***** TASK INPUTS

+                    const RegChunk<int32_t> t = ld_chunk<int32_t>(p);
+#pragma unroll
+                    for (int i = 0; i < 4; ++i) raw[k][i] = (uint32_t)t.v[i];
+                }
+            }
+        }
+    }
+    TOP_STAMP(1);
+#pragma unroll
+    for (int k = KB + NS - 1; k >= KB; --k) asm volatile("" : "+v"(raw[k][0]), "+v"(raw[k][1]), "+v"(raw[k][2]), "+v"(raw[k][3]) :: "memory");
+    pin_u32(pj);
+    if constexpr (!INV) { if constexpr (ROOTS) pin_u32(m_rr); pin_u32(m_dst); }
+    asm volatile("" : "+v"(levv) :: "memory");
+    if (tid < 2 * A.nlev) s_lev[tid] = levv;
+#pragma unroll
+    for (int k = KB; k < KB + NS; ++k) {
+        const int i = k * MX_TOP_THREADS + tid - small_start;
+        if (i >= 0 && i < n_small) { s_pj[i] = pj[k]; s_ab[2 * i] = ra[k]; s_ab[2 * i + 1] = rb[k]; }
+    }
+#pragma unroll
+    for (int k = KB; k < KB + NS; ++k) {
         const int e = k * MX_TOP_THREADS + tid;
         if (e >= n) continue;
         V16 v;
         if constexpr (!INV) {
-            if (A.in_img) {
+            if constexpr (WIDE) {
+#pragma unroll
+                for (int i = 0; i < VN; ++i) {
+                    const double x = A.in_img ? __hiloint2double((int)raw[k][2 * i + 1], (int)raw[k][2 * i]) : (double)__uint_as_float(raw[k][2 * i]);
+                    v.v[i] = live[i] ? x : 0.0;
+                }
+            } else {
+#pragma unroll
+                for (int i = 0; i < VN; ++i) v.v[i] = __uint_as_float(raw[k][i]);
+            }
+        } else {
+            const bool is_root = ROOTS && m_rr[k] != 0xffffffffu;
+#pragma unroll
+            for (int i = 0; i < VN; ++i) {
                 if constexpr (WIDE) {
-#pragma unroll
-                    for (int i = 0; i < VN; ++i) v.v[i] = live[i] ? A.in_img_w[(int64_t)e * nwide + goff + i] : 0.0;
+                    const double r = __hiloint2double((int)raw[k][2 * i + 1], (int)raw[k][2 * i]);
+                    const double x = is_root ? r : (double)(int32_t)raw[k][ROOTS ? 2 * i : i] * my_step[i];
+                    v.v[i] = live[i] ? x : 0.0;
                 } else {
-                    v = *(const V16 *)(A.in_img + (int64_t)e * A.Fp + ioff);
-                }
-            } else if constexpr (WIDE) {
-#pragma unroll
-                for (int i = 0; i < VN; ++i) v.v[i] = live[i] ? (double)A.in_rows[(int64_t)e * A.ld_in + goff + i] : 0.0;
-            } else {
-                v = ld_chunk<float>(A.in_rows + (int64_t)e * A.ld_in + goff);
-            }
-        } else if (m_rr[k] != 0xffffffffu) {
-            if constexpr (WIDE) {
-#pragma unroll
-                for (int i = 0; i < VN; ++i) v.v[i] = live[i] ? A.root_w[(int64_t)m_rr[k] * nwide + goff + i] : 0.0;
-            } else {
-                v = ld_chunk<float>(A.root_f + (int64_t)m_rr[k] * A.D + goff);
-            }
-        } else {
-            const int32_t *q = A.Q + (int64_t)m_dst[k] * A.ldq + goff;
-            if constexpr (WIDE) {
-#pragma unroll
-                for (int i = 0; i < VN; ++i) v.v[i] = live[i] ? (double)q[i] * my_step[i] : 0.0;
-            } else {
-                const RegChunk<int32_t> raw = ld_chunk<int32_t>(q);
-#pragma unroll
-                for (int i = 0; i < VN; ++i) v.v[i] = (float)raw.v[i] * my_step[i];
+                    v.v[i] = is_root ? __uint_as_float(raw[k][i]) : (float)(int32_t)raw[k][i] * my_step[i];
+                }
             }
         }
         tile[e] = v;
     }
     __syncthreads();
+    pin_u32(m_dst); pin_u32(pj);
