__global__ void k_iar_active(int64_t* act, int64_t n, int m1) {
    const int j = blockIdx.x * blockDim.x + threadIdx.x;
    if (j < m1) act[j] = (int64_t)(j + 1) * n;
}
__global__ void k_iar_start(cplx* __restrict__ V, const cplx* __restrict__ v, double inv, int64_t n) {
    const int64_t i = (int64_t)blockIdx.x * blockDim.x + threadIdx.x;
    if (i < n) V[i] = cmake(v[i].x * inv, v[i].y * inv);
}

constexpr int64_t ZSLACK = 8192;
__global__ __launch_bounds__(256) void k_iar_zero_slack(cplx* __restrict__ V, int64_t ldv, int64_t n, int m1) {
    const int j = blockIdx.y;
    const int64_t a = (int64_t)(j + 1) * n;
    const int64_t r = a + (int64_t)blockIdx.x * 256 + threadIdx.x;
    if (j < m1 && r < ldv && r < a + ZSLACK) V[(int64_t)j * ldv + r] = cmake(0.0, 0.0);
}

struct RunStreams { hipStream_t check = nullptr, eig = nullptr; hipStream_t probed_for = (hipStream_t)-1; bool shared = false; int retries = 0; };
std::mutex g_rs_mu;
std::map<int, RunStreams> g_rs;

int pick_stream(hipStream_t keep, int prio, int ncand, bool probe, const std::vector<hipStream_t>& others, hipStream_t* out, bool* shared) {
    std::vector<hipStream_t> cand;
    if (keep) cand.push_back(keep);
    hipStream_t pick = nullptr;
    for (int c = 0; c < ncand && !pick; ++c) {
        hipStream_t s = nullptr;
        if ((size_t)c < cand.size()) s = cand[c];
        else { HIPCHK(hipStreamCreateWithPriority(&s, hipStreamNonBlocking, prio)); cand.push_back(s); }
        bool clash = false;
        for (size_t i = 0; probe && i < others.size() && !clash; ++i) {
            int32_t a = 0;
            int rc = nep_stream_pair_serializes((nep_stream)others[i], (nep_stream)s, &a); if (rc) return rc;
            clash = a != 0;
        }
        if (!clash) pick = s;
    }
    if (getenv("NEP_IAR_RUN_TRACE")) fprintf(stderr, "nep_iar_run: stream pick (prio %d): %zu candidates tried, %s\n", prio, cand.size(), pick ? "free queue found" : "none free");
    if (!pick) { pick = cand[0]; *shared = true; }
    for (hipStream_t s : cand) if (s != pick) (void)hipStreamDestroy(s);
    *out = pick;
    return NEP_OK;
}

int run_streams(hipStream_t main, RunStreams* out) {
    int dev = 0; HIPCHK(hipGetDevice(&dev));
    std::lock_guard<std::mutex> lk(g_rs_mu);
    RunStreams& r = g_rs[dev];
    if (!r.check || !r.eig || r.probed_for != main || (r.shared && r.retries < 3)) {
        if (r.shared) ++r.retries;
        r.shared = false;
        int least = 0, greatest = 0;
        HIPCHK(hipDeviceGetStreamPriorityRange(&least, &greatest));
        const int ncand = getenv("NEP_IAR_EIG_CANDIDATES") ? atoi(getenv("NEP_IAR_EIG_CANDIDATES")) : 8;
        const bool probe = !(getenv("NEP_IAR_EIG_PROBE") && atoi(getenv("NEP_IAR_EIG_PROBE")) == 0);
        const int cprio = getenv("NEP_IAR_CHECK_PRIO") ? (atoi(getenv("NEP_IAR_CHECK_PRIO")) > 0 ? least : (atoi(getenv("NEP_IAR_CHECK_PRIO")) < 0 ? greatest : 0)) : 0;
        int rc = pick_stream(r.check, cprio, ncand, probe, {main}, &r.check, &r.shared); if (rc) return rc;
        const int eprio = getenv("NEP_IAR_EIG_PRIO") ? (atoi(getenv("NEP_IAR_EIG_PRIO")) < 0 ? greatest : (atoi(getenv("NEP_IAR_EIG_PRIO")) > 0 ? least : 0)) : 0;
        rc = pick_stream(r.eig, eprio, ncand, probe, {main, r.check}, &r.eig, &r.shared); if (rc) return rc;
        r.probed_for = main;
    }
    *out = r;
    return NEP_OK;
}

struct Arena {
    int dev = -1; int64_t n = 0; int32_t m = 0, mt = 0;
    cplx* Hdev = nullptr; cplx* wdev = nullptr; cplx* Ctab = nullptr; cplx* work3n = nullptr; int64_t* active = nullptr;
    cplx* v0 = nullptr; double* d_norms = nullptr; void* eigwork = nullptr; int64_t wsz = 0; int bmax = 0;
    cplx* Hpin = nullptr; cplx* wpin = nullptr; double* npin = nullptr; cplx* stage = nullptr;
    void release() {
        for (void* p : {(void*)Hdev, (void*)wdev, (void*)Ctab, (void*)work3n, (void*)active, (void*)v0, (void*)d_norms, eigwork})
            if (p) nep_pool_free(p);
        for (void* p : {(void*)Hpin, (void*)wpin, (void*)npin, (void*)stage}) if (p) (void)hipHostFree(p);
        *this = Arena();
    }
};
std::mutex g_arena_mu;
std::vector<Arena> g_arenas;
// ... 143 lines not shown
};

}

extern "C" {
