prt_ctx * clone_context(prt_ctx * src) {
    prt_ctx * c = prt_create(src->device);
    if (!c) return nullptr;
    c->opt = src->opt;
    c->nodes.borrow(src->nodes); c->tris.borrow(src->tris); c->shade.borrow(src->shade); c->diffuse_dirs.borrow(src->diffuse_dirs);
    c->tri_rank.borrow(src->tri_rank); c->materials.borrow(src->materials); c->lights.borrow(src->lights);
    c->textures.borrow(src->textures); c->texels.borrow(src->texels); c->srgb_lut.borrow(src->srgb_lut);
    c->tri_uv.borrow(src->tri_uv); c->tri_tan.borrow(src->tri_tan); c->ref_spheres.borrow(src->ref_spheres);
    c->scene = src->scene;
    c->scene.near_tie_unresolved = &c->counters.p->near_tie_unresolved;
    c->scene.spec_dirs = nullptr;
    c->spec_table_samples = 0;
    c->material_ns = src->material_ns;
    c->info = src->info;
    c->scene_abs_max = src->scene_abs_max;
    c->any_translucent = src->any_translucent; c->point_lights = src->point_lights; c->textured = src->textured;
    c->kat_textures = src->kat_textures;
    c->stack_bound = src->stack_bound;
    c->pool_park_cap = src->pool_park_cap; c->pool_spark_cap = src->pool_spark_cap;
    c->has_scene = src->has_scene;
    c->scene_epoch = 1;
    return c;
}

void multi_worker(prt_multi * m, unsigned int f, unsigned int g) {
    MultiLane & L = m->lane[f];
    uint64_t seen = 0;
    for (;;) {
        {
            std::unique_lock<std::mutex> lk(m->mu);
            m->cv_work.wait(lk, [&] { return m->quit || L.job[g] != seen; });
            if (m->quit) return;
            seen = L.job[g];
        }
        int rc = 0;
        std::string err;
        prt_counters ctr;
        memset(&ctr, 0, sizeof(ctr));
        try {
            const unsigned int n = (unsigned int)L.ctx.size();
            prt_ctx * c = L.ctx[g], * c0 = L.ctx[0];
            const size_t rows = prt_shard_rows(L.height, PRT_MULTI_BLOCK_ROWS, g, n);
            const uint32_t max_rows = prt_shard_rows(L.height, PRT_MULTI_BLOCK_ROWS, 0, n);
            hipError_t e = hipSetDevice(c->device);
            if (e == hipSuccess) e = L.shard[g].ensure(std::max<size_t>(1, rows * L.width));
            if (e != hipSuccess) { rc = PRT_ERR_HIP; err = std::string("shard buffer: ") + hipGetErrorString(e); }
            if (!rc) {
                rc = prt_render_shard_device(c, &L.cam, &L.params, L.width, L.height, PRT_MULTI_BLOCK_ROWS, g, n, L.shard[g].p, &ctr);
                if (rc) err = prt_last_error(c);
            }
            if (!rc && n > 1) {
                if (rows) e = hipMemcpyPeerAsync(L.staging.p + (size_t)g * max_rows * L.width, c0->device, L.shard[g].p, c->device,
                                                 rows * L.width * sizeof(float4), c->stream);
                if (e == hipSuccess) e = hipEventRecord(L.done[g], c->stream);
                if (e != hipSuccess) { rc = PRT_ERR_HIP; err = std::string("peer copy: ") + hipGetErrorString(e); }
            }
        } catch (...) {
            rc = api_exception(&err, "prt_multi worker");
        }
        {
            std::lock_guard<std::mutex> lk(m->mu);
            L.rc[g] = rc;
            try { L.err[g] = err; } catch (...) {}
            L.ctr[g] = ctr;
            if (--L.pending == 0) m->cv_done.notify_all();
        }
    }
}

void multi_release_lane(MultiLane & L, bool destroy_ctx) {
    for (size_t g = 0; g < L.ctx.size(); ++g) {
        if (!L.ctx[g]) continue;
        (void)hipSetDevice(L.ctx[g]->device);
        if (L.ctx[g]->stream) (void)hipStreamSynchronize(L.ctx[g]->stream);
        if (g < L.shard.size()) L.shard[g].release();
        if (g < L.done.size() && L.done[g]) { (void)hipEventDestroy(L.done[g]); L.done[g] = nullptr; }
    }
    if (!L.ctx.empty() && L.ctx[0]) {
        (void)hipSetDevice(L.ctx[0]->device);
        L.staging.release();
        L.frame.release();
    }
    if (destroy_ctx)
        for (size_t g = 0; g < L.ctx.size(); ++g) { prt_destroy(L.ctx[g]); L.ctx[g] = nullptr; }
}

void multi_quiesce(prt_multi * m) {
    for (MultiLane & L : m->lane)
        for (prt_ctx * c : L.ctx)
            if (c && c->stream) { (void)hipSetDevice(c->device); (void)hipStreamSynchronize(c->stream); }
}

}

extern "C" {
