diff --git a/longterm360fov_amd/csrc/api_lstm.hip b/longterm360fov_amd/csrc/api_lstm.hip
--- a/longterm360fov_amd/csrc/api_lstm.hip
+++ b/longterm360fov_amd/csrc/api_lstm.hip
@@ -438,15 +438,20 @@
     return plan_decode(B, T_out, F_enc, F_dec, H, impl).need;
 }
 
-int fov_seq2seq_decode_fwd(const float* enc_in, const float* dec_in0, const float* enc_K, const float* enc_R,
-                           const float* enc_b, const float* dec_K, const float* dec_R, const float* dec_b,
-                           const float* dense_W, const float* dense_b, float* out, float* hT, float* cT, int B,
-                           int T_in, int T_out, int F_enc, int F_dec, int H, int act, int impl, void* workspace,
-                           size_t workspace_bytes, fov_stream_t stream) {
+static int seq2seq_decode_fwd_impl(const float* enc_in, const float* dec_in0, const float* enc_K, const float* enc_R,
+                                   const float* enc_b, const float* dec_K, const float* dec_R, const float* dec_b,
+                                   const float* dense_W, const float* dense_b, float* out, float* hT, float* cT,
+                                   const float* enc_Rpack, const float* dec_Rpack, int B, int T_in, int T_out, int F_enc,
+                                   int F_dec, int H, int act, int impl, void* workspace, size_t workspace_bytes,
+                                   fov_stream_t stream) {
     if (B < 0 || T_in < 0 || T_out < 0 || F_enc <= 0 || F_dec <= 0 || H <= 0 || !enc_K || !enc_R || !enc_b ||
         !dec_K || !dec_R || !dec_b || !dense_W || !dense_b ||
         (B > 0 && ((T_in > 0 && !enc_in) || !dec_in0 || (T_out > 0 && !out))) || !valid_act(act)) {
         set_error("fov_seq2seq_decode_fwd: invalid argument");
+        return FOV_ERR_INVALID;
+    }
+    if ((((uintptr_t)enc_Rpack | (uintptr_t)dec_Rpack) & 15) != 0) {
+        set_error("fov_seq2seq_decode_fwd_packed: a pack must be 16-byte aligned");
         return FOV_ERR_INVALID;
     }
     if (F_dec > 64) { set_error("fov_seq2seq_decode_fwd: F_dec > 64 unsupported"); return FOV_ERR_UNSUPPORTED; }
@@ -455,6 +460,7 @@
     LstmParams p = {};
     p.x = enc_in; p.K = enc_K; p.R = enc_R; p.b = enc_b; p.T = T_in; p.F = F_enc;
     bind_decoder(p, dec_in0, dec_K, dec_R, dec_b, dense_W, dense_b, out, hT, cT, B, T_out, F_dec, H, act, workspace);
+    if (lstm_pack_shape_ok(H)) { p.Rpack = enc_Rpack; p.dRpack = dec_Rpack; }
     hipStream_t s = (hipStream_t)stream;
     switch (plan.kernel) {
         case DecodeKernel::Wide16: return launch_wide16_s2s(p, s);
@@ -462,6 +468,26 @@
         case DecodeKernel::Generic: break;
     }
     return launch_generic(p, true, s);
+}
+
+int fov_seq2seq_decode_fwd(const float* enc_in, const float* dec_in0, const float* enc_K, const float* enc_R,
+                           const float* enc_b, const float* dec_K, const float* dec_R, const float* dec_b,
+                           const float* dense_W, const float* dense_b, float* out, float* hT, float* cT, int B,
+                           int T_in, int T_out, int F_enc, int F_dec, int H, int act, int impl, void* workspace,
+                           size_t workspace_bytes, fov_stream_t stream) {
+    return seq2seq_decode_fwd_impl(enc_in, dec_in0, enc_K, enc_R, enc_b, dec_K, dec_R, dec_b, dense_W, dense_b, out, hT, cT,
+                                   nullptr, nullptr, B, T_in, T_out, F_enc, F_dec, H, act, impl, workspace, workspace_bytes, stream);
+}
+
+int fov_seq2seq_decode_fwd_packed(const float* enc_in, const float* dec_in0, const float* enc_K, const float* enc_R,
+                                  const float* enc_b, const float* dec_K, const float* dec_R, const float* dec_b,
+                                  const float* dense_W, const float* dense_b, float* out, float* hT, float* cT,
+                                  const float* enc_Rpack, const float* dec_Rpack, int B, int T_in, int T_out, int F_enc,
+                                  int F_dec, int H, int act, int impl, void* workspace, size_t workspace_bytes,
+                                  fov_stream_t stream) {
+    return seq2seq_decode_fwd_impl(enc_in, dec_in0, enc_K, enc_R, enc_b, dec_K, dec_R, dec_b, dense_W, dense_b, out, hT, cT,
+                                   enc_Rpack, dec_Rpack, B, T_in, T_out, F_enc, F_dec, H, act, impl, workspace, workspace_bytes,
+                                   stream);
 }
 
 int fov_seq2seq_decoder_fwd(const float* dec_in0, const float* h0, const float* c0, const float* dec_K,
diff --git a/longterm360fov_amd/csrc/fov_common.h b/longterm360fov_amd/csrc/fov_common.h
--- a/longterm360fov_amd/csrc/fov_common.h
+++ b/longterm360fov_amd/csrc/fov_common.h
@@ -67,7 +67,11 @@
     int force_safe_exchange;
     int xcd_pad;
     int trio;
-};
+    const float* Rpack;
+    const float* dRpack;
+};
+bool lstm_pack_shape_ok(int H);
+int launch_lstm_pack_r(const float* R, int H, float* out, hipStream_t stream);
 
 int launch_generic(const LstmParams& p, bool decode, hipStream_t stream);
 long generic_launch_count();
diff --git a/longterm360fov_amd/csrc/lstm_cluster.hip b/longterm360fov_amd/csrc/lstm_cluster.hip
--- a/longterm360fov_amd/csrc/lstm_cluster.hip
+++ b/longterm360fov_amd/csrc/lstm_cluster.hip
@@ -179,6 +179,24 @@
             wR[j][s][g] = __uint_as_float(__builtin_amdgcn_raw_buffer_load_b32(rrs, voff, kb + (unsigned)((s * H4 + g * H) * 4), 0));
 }
 template <int H>
+__device__ __forceinline__ void load_r_block_packed(float (&wR)[H / 16][4][4], int j, const float* Rpack, int col0, int slice, int lane) {
+    constexpr int G = H / 64, NQ = H / 16;
+    const __amdgpu_buffer_rsrc_t rrs = __builtin_amdgcn_make_buffer_rsrc(const_cast<float*>(Rpack), 0, H * 4 * H * 4, 0x00020000);
+    const unsigned voff = (unsigned)((col0 >> 4) * NQ * 4096 + lane * 16);
+    const unsigned kb = (unsigned)((((slice + (j >> 2)) & (G - 1)) * 4 + (j & 3)) * 4096);
+#pragma unroll
+    for (int s = 0; s < 4; ++s) {
+        const u32x4g v = __builtin_amdgcn_raw_buffer_load_b128(rrs, voff, kb + (unsigned)(s * 1024), 0);
+#pragma unroll
+        for (int g = 0; g < 4; ++g) wR[j][s][g] = __uint_as_float(v[g]);
+    }
+}
+template <int H, int J0, int J1>
+__device__ __forceinline__ void load_r_packed(float (&wR)[H / 16][4][4], const float* Rpack, int col0, int slice, int lane) {
+#pragma unroll
+    for (int j = J0; j < J1; ++j) load_r_block_packed<H>(wR, j, Rpack, col0, slice, lane);
+}
+template <int H>
 __device__ __forceinline__ void load_dec_small(float (&bias)[4], f32x4 (&kb)[2], const float* K, const float* b, int F, int col0, int lane) {
     const int n = lane & 15, g4 = lane >> 4;
     const int H4 = 4 * H;
@@ -307,8 +325,9 @@
     float c[4], h[4];
 };
 
-template <int H, int ACT, int MODE, int FUSED>
+template <int H, int ACT, int MODE, int FUSED, bool PK = false>
 __device__ __forceinline__ void cluster_body(const LstmParams& p, ClusterCarry& cy) {
+    static_assert(!PK || FUSED != 0, "the pack is read by the fused kernel only");
     constexpr int G = H / 64;
     constexpr int NQ = H / 16;
     constexpr int NG = (G - 1) * 2;
@@ -347,6 +366,7 @@
     const float* Kp = LAYER ? p.K : p.dK;
     const float* Rp = LAYER ? p.R : p.dR;
     const float* bp = LAYER ? p.b : p.db;
+    const float* Rpk = LAYER ? p.Rpack : p.dRpack;
     const int F = LAYER ? (ZX ? 0 : p.F) : p.F_dec;
     const int steps = LAYER ? p.T : p.T_out;
     const int Fp = round16(F);
@@ -372,10 +392,13 @@
     float wR[NQ][4][4];
     float bias[4];
     constexpr int JA = NQ < 3 ? NQ : 3;
-    constexpr int STREAM_LA = 3;
+    constexpr int F2_SMALL_LOADS = 4 + 8 + 4 + 4 + 4;
+    constexpr int STREAM_LA = !PK ? 3 : ((63 - F2_SMALL_LOADS) / 4 < NQ ? (63 - F2_SMALL_LOADS) / 4 : NQ);
     f32x4 kb[2];
     if constexpr (F2) {
         load_dec_small<H>(bias, kb, Kp, bp, F, col0, lane);
+    } else if constexpr (PK) {
+        load_r_packed<H, 0, JA>(wR, Rpk, col0, slice, lane);
     } else {
         load_weights<H, !LAYER, 0, JA, false>(wR, bias, sKw, Kp, Rp, bp, F, Fp, col0, slice, lane);
     }
@@ -388,7 +411,12 @@
         xch_count_arrival(p.status);
     }
     FOV_PSTAMP(3);
-    if constexpr (!F2) load_weights<H, !LAYER, JA, NQ, true>(wR, bias, sKw, Kp, Rp, bp, F, Fp, col0, slice, lane);
+    if constexpr (PK && !F2) {
+        load_r_packed<H, JA, NQ>(wR, Rpk, col0, slice, lane);
+        load_weights<H, !LAYER, NQ, NQ, true>(wR, bias, sKw, Kp, Rp, bp, F, Fp, col0, slice, lane);
+    } else if constexpr (!F2) {
+        load_weights<H, !LAYER, JA, NQ, true>(wR, bias, sKw, Kp, Rp, bp, F, Fp, col0, slice, lane);
+    }
     FOV_PSTAMP(2);
     const bool poisoned = hdr && xch_poisoned(p.status);
     if (tid == 0) { sFlag[0] = (poisoned || (F2 && cy.aborted)) ? 1 : 0; sFlag[1] = 0; }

**********

- WHAT IS REQUIRED:
In the listing above, find the line with "L.frame.release();" and the line with "-int fov_seq2seq_decode_fwd(const float*", then reproduce both and every line between them exactly.

- THE ANSWER:
        L.frame.release();
    }
    if (destroy_ctx)
        for (size_t g = 0; g < L.ctx.size(); ++g) { prt_destroy(L.ctx[g]); L.ctx[g] = nullptr; }
}

void multi_quiesce(prt_multi * m) {
    for (MultiLane & L : m->lane)
        for (prt_ctx * c : L.ctx)
            if (c && c->stream) { (void)hipSetDevice(c->device); (void)hipStreamSynchronize(c->stream); }
}

}

extern "C" {
diff --git a/longterm360fov_amd/csrc/api_lstm.hip b/longterm360fov_amd/csrc/api_lstm.hip
--- a/longterm360fov_amd/csrc/api_lstm.hip
+++ b/longterm360fov_amd/csrc/api_lstm.hip
@@ -438,15 +438,20 @@
     return plan_decode(B, T_out, F_enc, F_dec, H, impl).need;
 }
 
-int fov_seq2seq_decode_fwd(const float* enc_in, const float* dec_in0, const float* enc_K, const float* enc_R,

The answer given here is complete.